_INFORMATION GIVEN_
*** Block opens ***

# kingdwd/nlp-filter

Measured on AMD Instinct MI355X. Metric: Gauss-Newton collocation-point updates/sec, higher is better.
Workload: dtype f64; 1 GPU; C2 van_der_pol: n=2, m=1, full_state p=2, N=100 (P=101, d=202), T=10, M=101; global_batch=1024, batch_per_gpu=1024, parallelism=dp1 (independent trajectories; RCCL broadcast of constants only)

## Files before the change

### nlp-filter_amd/csrc/mhe_core.h

```cpp
#pragma once
#include <hip/hip_runtime.h>
#include <math.h>
#include <mutex>
#include <stdint.h>
#include <stdlib.h>

#include "mhe.h"
#include "mhe_models.h"

namespace mhe {

typedef double d4 __attribute__((ext_vector_type(4)));

#ifndef MHE_GN_MINW
#define MHE_GN_MINW 4
#endif
#ifndef MHE_NW
#define MHE_NW 8
#endif
constexpr int NW = MHE_NW;
constexpr int NTHREADS = NW * 64;
constexpr int MAX_NT = 13;
constexpr int MAX_SLOTS = (MAX_NT * (MAX_NT - 1) / 2 + NW - 1) / NW;

// ... 67 lines not shown
  S.ROWM = o; o += NW * 8;
  S.UN = o;   o += UNITS;
  S.XO = o;   o += bounded ? rnd2(P * n) : 0;
  S.ACT = o;  o += bounded ? dp / 2 : 0;
  S.GV = o;   o += bounded ? dp : 0;
  S.ZP = o;   o += cov ? dp * 16 : 0;
  S.total = o;
  return S;
}

struct GnArgs {
  const char* cbuf;
  int P, M, d, NT, ntiles, q, has_prior;
  int idx[8];
  double alpha;
  const double* X0;
  double* Xout;
  const double* U;
  long long ustride;
  const double* Y;
  const double* PAR;
  long long pstride;
  const double* x0;
  double* cost;
  int* iters;
  int* status;
  int max_iter;
  double tol;
  double* Hout;
  double* gout;
  const double* Hin;
  const double* gin;
  double* dout;
  unsigned long long* dbg;
  double huber_delta;
  int n_bounds;
  unsigned long long tag;
  int bidx[8];
  double blb[8], bub[8];
  double dpar[8];
  const double* Rw;
  long long rwstride;
  const double* PhiQ;
  int nq;
  double* cov;
  const double* md;
  long long mdstride;
  const double* Pw;
  long long pwstride;
  const double* Z0;
  double* Zout;
  double* lam;
  int nz, nc;
};

__device__ __forceinline__ const double* prior_weight(const GnArgs& a, const ConstLayout& CL, int b) {
  return a.Pw ? a.Pw + (long long)b * a.pwstride : (const double*)(a.cbuf + CL.Pw);
}

#ifdef MHE_DIAG
#define DIAG_DECL unsigned long long _dg[16] = {}; unsigned long long _dt = __builtin_amdgcn_s_memtime();
#define DIAG_MARK(i) do { const unsigned long long _n = __builtin_amdgcn_s_memtime(); _dg[i] += _n - _dt; _dt = _n; } while (0)
#define DIAG_FLUSH(b) do { if (threadIdx.x == 0 && a.dbg) for (int _i = 0; _i < 16; ++_i) a.dbg[(b) * 16 + _i] = _dg[_i]; } while (0)
#define DIAG_FDECL unsigned long long* _dg, unsigned long long& _dt
#define DIAG_FARGS _dg, _dt
#else
#define DIAG_DECL
#define DIAG_MARK(i) do { } while (0)
#define DIAG_FLUSH(b) do { } while (0)
#define DIAG_FDECL int
#define DIAG_FARGS 0
#endif
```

*** Block closes ***

_WORK ORDER_
The response should consist of all the entries, transcribed exactly.

_EXERCISE RESULT_
# kingdwd/nlp-filter

Measured on AMD Instinct MI355X. Metric: Gauss-Newton collocation-point updates/sec, higher is better.
Workload: dtype f64; 1 GPU; C2 van_der_pol: n=2, m=1, full_state p=2, N=100 (P=101, d=202), T=10, M=101; global_batch=1024, batch_per_gpu=1024, parallelism=dp1 (independent trajectories; RCCL broadcast of constants only)

## Files before the change

### nlp-filter_amd/csrc/mhe_core.h

```cpp
#pragma once
#include <hip/hip_runtime.h>
#include <math.h>
#include <mutex>
#include <stdint.h>
#include <stdlib.h>

#include "mhe.h"
#include "mhe_models.h"

namespace mhe {

typedef double d4 __attribute__((ext_vector_type(4)));

#ifndef MHE_GN_MINW
#define MHE_GN_MINW 4
#endif
#ifndef MHE_NW
#define MHE_NW 8
#endif
constexpr int NW = MHE_NW;
constexpr int NTHREADS = NW * 64;
constexpr int MAX_NT = 13;
constexpr int MAX_SLOTS = (MAX_NT * (MAX_NT - 1) / 2 + NW - 1) / NW;

// ... 67 lines not shown
  S.ROWM = o; o += NW * 8;
  S.UN = o;   o += UNITS;
  S.XO = o;   o += bounded ? rnd2(P * n) : 0;
  S.ACT = o;  o += bounded ? dp / 2 : 0;
  S.GV = o;   o += bounded ? dp : 0;
  S.ZP = o;   o += cov ? dp * 16 : 0;
  S.total = o;
  return S;
}

struct GnArgs {
  const char* cbuf;
  int P, M, d, NT, ntiles, q, has_prior;
  int idx[8];
  double alpha;
  const double* X0;
  double* Xout;
  const double* U;
  long long ustride;
  const double* Y;
  const double* PAR;
  long long pstride;
  const double* x0;
  double* cost;
  int* iters;
  int* status;
  int max_iter;
  double tol;
  double* Hout;
  double* gout;
  const double* Hin;
  const double* gin;
  double* dout;
  unsigned long long* dbg;
  double huber_delta;
  int n_bounds;
  unsigned long long tag;
  int bidx[8];
  double blb[8], bub[8];
  double dpar[8];
  const double* Rw;
  long long rwstride;
  const double* PhiQ;
  int nq;
  double* cov;
  const double* md;
  long long mdstride;
  const double* Pw;
  long long pwstride;
  const double* Z0;
  double* Zout;
  double* lam;
  int nz, nc;
};

__device__ __forceinline__ const double* prior_weight(const GnArgs& a, const ConstLayout& CL, int b) {
  return a.Pw ? a.Pw + (long long)b * a.pwstride : (const double*)(a.cbuf + CL.Pw);
}

#ifdef MHE_DIAG
#define DIAG_DECL unsigned long long _dg[16] = {}; unsigned long long _dt = __builtin_amdgcn_s_memtime();
#define DIAG_MARK(i) do { const unsigned long long _n = __builtin_amdgcn_s_memtime(); _dg[i] += _n - _dt; _dt = _n; } while (0)
#define DIAG_FLUSH(b) do { if (threadIdx.x == 0 && a.dbg) for (int _i = 0; _i < 16; ++_i) a.dbg[(b) * 16 + _i] = _dg[_i]; } while (0)
#define DIAG_FDECL unsigned long long* _dg, unsigned long long& _dt
#define DIAG_FARGS _dg, _dt
#else
#define DIAG_DECL
#define DIAG_MARK(i) do { } while (0)
#define DIAG_FLUSH(b) do { } while (0)
#define DIAG_FDECL int
#define DIAG_FARGS 0
#endif
```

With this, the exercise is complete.